Gut abgehangen. Aber um Hygiene kümmert sich hier niemand. (Foto: Jürgen Schmücking)

Gut abgehangen. Aber um Hygiene kümmert sich hier niemand. (Foto: Jürgen Schmücking)

Der Streuner: eine billige Proteinquelle
Es geht dabei natürlich nicht um den kulinarischen oder gar sensorischen Wert. Indonesier betrachten Hundefleisch als billige Proteinquelle. Märkte für Hundefleisch, wie sie in Südkorea, Vietnam, Kambodscha oder im Süden Chinas üblich sind, gibt es in Indonesien aber nicht. Auf den Wochenmärkten der Dörfer wird man das Fleisch vergeblich suchen. Lediglich spezialisierte warungs, einfache, kleine Restaurants bieten es an.

Über extremer Hitze gegrillt, mit Sambal gewürzt: Hundebrustspießchen (Foto: Jürgen Schmücking)

Über extremer Hitze gegrillt, mit Sambal gewürzt: Hundebrustspießchen (Foto: Jürgen Schmücking)

Das Gericht im mbah geong hieß sengju satay. In Gulaschgröße geschnittenes Brustfleisch. Rotes Fleisch, wenig Fett. In einem Eck steht ein Feuertopf, auf einem Holzbrett wird mit einem rostigen Messer das Fleisch geschnitten. Wäre ein österreichischer Beamter von der Lebensmittelbehörde hier, er würde sofort in eine Art Schockstarre verfallen. Es ist mittlerweile fast 22 Uhr, und es hat immer noch knapp 30 Grad und eine Luftfeuchtigkeit wie im Hamam. Der blutige Haken, an dem der Hund zerlegt wurde, wird mit einem feuchten Tuch abgewischt. In einer Pfanne wird über offenem Feuer Palmzucker karamellisiert. Bevor sie auf den Feuertopf kommen, werden die satays, die Spieße, in flüssigem Zucker geschwenkt. Serviert werden sie dann mit der ultrascharfen Chilipaste sambal und etwas Reis.

Rostige Messer, rustikales Kücheninventar. (Foto: Jürgen Schmücking)

Rostige Messer, rustikales Kücheninventar. (Foto: Jürgen Schmücking)
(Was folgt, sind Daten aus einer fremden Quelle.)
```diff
@@ -599,6 +596,8 @@
     if (kLossy && coded)
       qpset_quantizers(prm, e.qp_layer, nq0, nq1, qr);
     const typename A::Quant qra[2] = {A::quant(qr[0]), A::quant(qr[1])};
+    const int64_t rd_lambda = (int64_t)qr[0].step * qr[0].step * (C == 1 ? 25 : 35);
+    const double rd_inv_lambda = 1.0 / (double)rd_lambda;
     bool lin_known = false;
     int lin = -1;
     VT dc[C];
@@ -682,7 +681,6 @@
       }
     }
     uint32_t pend = 0;
-    int32_t nrow12[12];
     uint32_t inw = 0, wsrc_a = 0, wsrc_b = 0;
     int jg[8];
 #pragma unroll
@@ -690,7 +688,6 @@
       jg[g] = __shfl(on ? j : -1, g << 3);
 #pragma unroll
     for (int i12 = 0; i12 < 12; i12++) {
-      nrow12[i12] = 0;
       const int i = 7 + i12;
       const int owner = gbase | ((i - 1) & 7);
       const int sl = (i - 1) >> 3;
@@ -724,7 +721,7 @@
               pred[k] += A::muli(cv, mul);
             }
           } else {
-            nrow12[i12] = (int32_t)nrow;
+            GPCC_SUB_NROW(i12) = (int32_t)nrow;
             pend |= 1u << i12;
             int pg = -1;
 #pragma unroll
@@ -792,21 +789,22 @@
     int look = wi - 1;
     int outk = 0, outv = -1;
     unsigned long long done = 0;
-    int poll_last = 31;
     unsigned long long done_seen = ~0ull;
     int cur_slot = -1, cur_pwc = 0;
     int32_t cur_row = 0;
-    int cur_mul = 0;
 #pragma unroll
     for (int k = 0; k < C; k++) {
       pt[k] = A::zero();
       qc[k] = (!kEnc && coded) ? cplane[(size_t)k * n_s] : 0;
     }
+#ifndef GPCC_EMU
+    __builtin_amdgcn_s_waitcnt(0x0f70);
+#endif
     prof.loop_begin();
     while (__any(stage != 3)) {
       bool progressed = false;
       prof.iter_begin();
-      if (!GPCC_SUB_IDLE_FAST || done != done_seen) {
+      if (done != done_seen) {
         done_seen = done;
         uint32_t mi = stage == 0 ? (pend & inw) : 0u;
         while (__any(mi != 0)) {
@@ -819,10 +817,7 @@
           const int sh = (int)((kShifts >> (3 * slot)) & 7);
           const int srcl = (int)(pg << 3) | ((slot < 9 ? t + sh : t - sh) & 7);
           if (act && ((done >> srcl) & 1)) {
-            int pwc = 0;
-#pragma unroll
-            for (int i12 = 0; i12 < 12; i12++)
-              pwc = slot == i12 ? pwc12[i12] : pwc;
+            const int pwc = GPCC_SUB_PWC(slot);
             const int mul = ext ? pwc : (pwc << kFpFrac);
 #pragma unroll
             for (int k = 0; k < C; k++)
@@ -833,138 +828,52 @@
         }
       }
       const uint32_t pm = stage == 0 ? (pend & ~inw) : 0u;
-#if GPCC_SUB_POLL_N > 1
+      u32x4 g[C];
       if (pm) {
-        uint32_t pmm = pm;
-        int slot_[GPCC_SUB_POLL_N], pwc_[GPCC_SUB_POLL_N];
-        bool act_[GPCC_SUB_POLL_N];
-        u32x4 g[GPCC_SUB_POLL_N][C];
-#pragma unroll
-        for (int u = 0; u < GPCC_SUB_POLL_N; u++) {
-          act_[u] = pmm != 0;
-          slot_[u] = act_[u] ? __ffs(pmm) - 1 : __ffs(pm) - 1;
-          pmm &= pmm - 1;
-          int32_t row = 0;
-          pwc_[u] = 0;
-#pragma unroll
-          for (int i12 = 0; i12 < 12; i12++) {
-            if (slot_[u] == i12) {
-              row = nrow12[i12];
-              pwc_[u] = pwc12[i12];
-            }
-          }
-#pragma unroll
-          for (int k = 0; k < C; k++)
-            g[u][k] = __builtin_amdgcn_raw_buffer_load_b128(mrsrc, (row * C + k) * 16, 0,  16);
-        }
-#pragma unroll
-        for (int u = 0; u < GPCC_SUB_POLL_N; u++) {
-          bool ok = act_[u];
-#pragma unroll
-          for (int k = 0; k < C; k++)
-            ok = ok && g[u][k].z == ctx.mtag;
+        const int slot = __ffs(pm) - 1;
+        if (slot != cur_slot) {
+          cur_slot = slot;
+          cur_row = GPCC_SUB_NROW(slot);
+          cur_pwc = GPCC_SUB_PWC(slot);
+        }
+#pragma unroll
+        for (int k = 0; k < C; k++)
+          g[k] = __builtin_amdgcn_raw_buffer_load_b128(mrsrc, (cur_row * C + k) * 16, 0,  16);
+      }
+      auto take_poll = [&]() -> bool {
+        bool ok = pm != 0;
+        if (pm) {
+#pragma unroll
+          for (int k = 0; k < C; k++) {
+#ifndef GPCC_EMU
+            asm volatile("" : : "v"(g[k]));
+#endif
+            ok = ok && g[k].z == ctx.mtag;
+          }
           if (ok) {
-            const int mul = ext ? pwc_[u] : (pwc_[u] << kFpFrac);
+            const int mul = ext ? cur_pwc : (cur_pwc << kFpFrac);
 #pragma unroll
             for (int k = 0; k < C; k++)
-              pred[k] += A::muli(__builtin_bit_cast(VT, ((uint64_t)g[u][k].y << 32) | g[u][k].x), mul);
-            pend &= ~(1u << slot_[u]);
-          }
-        }
-      }
-#else
-      if (pm) {
-#if GPCC_SUB_POLL_RR
-        const uint32_t above = pm & ~((2u << poll_last) - 1u);
-        const int slot = __ffs(above ? above : pm) - 1;
-        poll_last = slot;
-#else
-        const int slot = __ffs(pm) - 1;
-#endif
-        int32_t row = 0;
-        int pwc = 0;
-        if (GPCC_SUB_IDLE_FAST && !GPCC_SUB_POLL_RR) {
-          if (slot != cur_slot) {
-            cur_slot = slot;
-#pragma unroll
-            for (int i12 = 0; i12 < 12; i12++) {
-              if (slot == i12) {
-                cur_row = nrow12[i12];
-                cur_pwc = pwc12[i12];
-              }
-            }
-          }
-          row = cur_row;
-          pwc = cur_pwc;
-        } else {
-#pragma unroll
-          for (int i12 = 0; i12 < 12; i12++) {
-            if (slot == i12) {
-              row = nrow12[i12];
-              pwc = prm->pred_weight_child[i12];
-            }
-          }
-        }
-#if GPCC_SUB_IDLE_SPIN
-        cur_mul = ext ? pwc : (pwc << kFpFrac);
-      }
-      {
-        const bool spin_ok = !__any(stage == 1) && !__any(stage == 0 && !group8_any(stage == 0 && pend));
-        u32x4 g[C];
-        bool ok = false;
-        bool expired = false;
-        for (;;) {
-          if (pm) {
-#pragma unroll
-            for (int k = 0; k < C; k++)
-              g[k] = __builtin_amdgcn_raw_buffer_load_b128(mrsrc, (cur_row * C + k) * 16, 0,  16);
-            ok = true;
-#pragma unroll
-            for (int k = 0; k < C; k++)
-              ok = ok && g[k].z == ctx.mtag;
-          }
-          if (!spin_ok || __any(ok) || !__any(pm != 0))
-            break;
-          prof.idle();
-          if (++spins > (1u << 21)) {
-            expired = true;
-            break;
-          }
-          __builtin_amdgcn_s_sleep(GPCC_SUB_SLEEP);
-        }
-        if (expired) {
-          if (lane == 0)
-            atomicExch(ctx.error, 1);
-          break;
-        }
-        if (ok) {
-#pragma unroll
-          for (int k = 0; k < C; k++)
-            pred[k] += A::muli(__builtin_bit_cast(VT, ((uint64_t)g[k].y << 32) | g[k].x), cur_mul);
-          pend &= ~(1u << cur_slot);
-        }
-      }
-#else
-        u32x4 g[C];
-#pragma unroll
-        for (int k = 0; k < C; k++)
-          g[k] = __builtin_amdgcn_raw_buffer_load_b128(mrsrc, (row * C + k) * 16, 0,  16);
-        bool ok = true;
-#pragma unroll
-        for (int k = 0; k < C; k++)
-          ok = ok && g[k].z == ctx.mtag;
-        if (ok) {
-          const int mul = ext ? pwc : (pwc << kFpFrac);
-#pragma unroll
-          for (int k = 0; k < C; k++)
-            pred[k] += A::muli(__builtin_bit_cast(VT, ((uint64_t)g[k].y << 32) | g[k].x), mul);
-          pend &= ~(1u << slot);
-        }
-      }
-#endif
-#endif
+              pred[k] += A::muli(__builtin_bit_cast(VT, ((uint64_t)g[k].y << 32) | g[k].x), mul);
+            pend &= ~(1u << cur_slot);
+          }
+        }
+        return ok;
+      };
+      bool blocked = group8_any(stage == 0 && pend);
+      bool poll_open = __any(stage == 0 && !blocked);
+      if (!poll_open) {
+        if (__any(take_poll()))
+          blocked = group8_any(stage == 0 && pend);
+      }
+      auto take_poll_behind = [&]() {
+#ifndef GPCC_EMU
+        __builtin_amdgcn_s_waitcnt(0x0f70);
+#endif
+        if (poll_open)
+          take_poll();
+      };
       prof.mark<0>();
-      const bool blocked = group8_any(stage == 0 && pend);
       const bool nready = stage == 0 && !blocked;
 
       if (__any(nready)) {
@@ -1001,7 +910,10 @@
 #pragma unroll
           for (int k = 0; k < C; k++) {
             const VT own = pw_[k], oth = shfl_xor_v(own, bit);
-            if (enable_pred) {
+            if constexpr (A::kF64) {
+              const VT bf = A::mulc(own, ca[st]) + A::mulc(left ? oth : -oth, cb[st]);
+              pw_[k] = !enable_pred ? own : (both ? bf : (swap ? oth : own));
+            } else if (enable_pred) {
               if (both) {
                 if (haar) {
                   if constexpr (!A::kF64) {
@@ -1058,8 +970,7 @@
               if (sum_coeff == 0 && !any) {
                 d = kDescZero;
               } else {
-                const int64_t l0 = qr[0].step;
-                d = rdoq_threshold(dist2, l0 * l0 * (C == 1 ? 25 : 35), rate_coeff, (uint32_t)n_s);
+                d = rdoq_threshold_recip(dist2, rd_lambda, rd_inv_lambda, rate_coeff, (uint32_t)n_s);
                 if (sum_coeff == 0)
                   d |= kDescZero;
               }
@@ -1240,6 +1151,7 @@
               break;
           }
         }
+        take_poll_behind();
         can = stage == 1 && zs == 2;
         if (can && t == 0) {
           const unsigned long long ep = (unsigned long long)epoch << 48;
@@ -1252,13 +1164,13 @@
       }
 
       prof.mark<2>();
+      VT pw_[C];
+#pragma unroll
+      for (int k = 0; k < C; k++)
+        pw_[k] = pt[k];
       if (__any(can)) {
         progressed = true;
         prof.template enter<1>();
-        VT pw_[C];
-#pragma unroll
-        for (int k = 0; k < C; k++)
-          pw_[k] = pt[k];
         bool zero_me = false;
         if (kLossy)
           zero_me = __shfl((int)zero_r, gbase | (crank & 7)) != 0 && coded;
@@ -1292,7 +1204,10 @@
 #pragma unroll
           for (int k = 0; k < C; k++) {
             const VT own = pw_[k], oth = shfl_xor_v(own, bit);
-            if (both) {
+            if constexpr (A::kF64) {
+              const VT bf = A::mulc(own, ca[st]) + A::mulc(left ? -oth : oth, cb[st]);
+              pw_[k] = both ? bf : (swap ? oth : own);
+            } else if (both) {
               if (haar) {
                 if constexpr (!A::kF64) {
                   const int64_t lf = left ? own : oth, hf = left ? oth : own;
@@ -1309,6 +1224,10 @@
           }
         }
         prof.template sub<2>();
+      }
+      if (!kLossy)
+        take_poll_behind();
+      if (__any(can)) {
         if (can && has) {
           VT vn[C];
 #pragma unroll
@@ -1367,6 +1286,8 @@
   }
   if (A::kF64 && __any(!in_range) && lane == 0)
     atomicCAS(ctx.error, 0, 3);
+#undef GPCC_SUB_NROW
+#undef GPCC_SUB_PWC
 }
 
 }
```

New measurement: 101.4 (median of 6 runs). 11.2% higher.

Keine Option: Hundebrust medium rare
Sieht man von Aspekten der Lebensmittelhygiene (Kühlkette, Schlachtung, Lagerung) ab, ergeben sich beim Konsum von Hundefleisch zwei Probleme. Das eine ist die Frage der Herkunft. Hunde werden ein Indonesien nicht für den Verzehr gezüchtet. Das bedeutet, dass die Fütterung keiner Kontrolle unterliegt. Oder anders gesagt, der Karnivore canis frisst, was er kriegen kann. Medium rare ist also keine wirkliche Option. Selbst die Balinesen wissen, dass der Feuertopf schon extrem heiss sein muss, um halbwegs auf der sicheren Seite zu sein. Das zweite Problem ist – für Europäer – ein emotionales. Vor den Spießen treibt mich die journalistische Neugier in den Hinterhof. Dorthin, wo bei unserer Ankunft der Hund gebellt hat. Er bellt immer noch. Es sind keine kleinen Zwinger, in denen sich die Hunde aufhalten. Eher ein mittelgroßer Verschlag aus Holzbrettern. Zwei Vierbeiner auf etwa acht Quadratmeter. Aber der Blick ist anders. Man muss kein großer Hundeliebhaber sein, aber Treuherzigkeit, Angst oder Resignation lassen sich viel einfacher in den Blick eines Hundes interpretieren, als in den eines Schweines oder einer Kuh.

Schmeckt nicht schlecht. Als Europäer fällt es einem emotional und kulturell allerdings nicht leicht, Hund zu essen. (Foto: Jürgen Schmücking)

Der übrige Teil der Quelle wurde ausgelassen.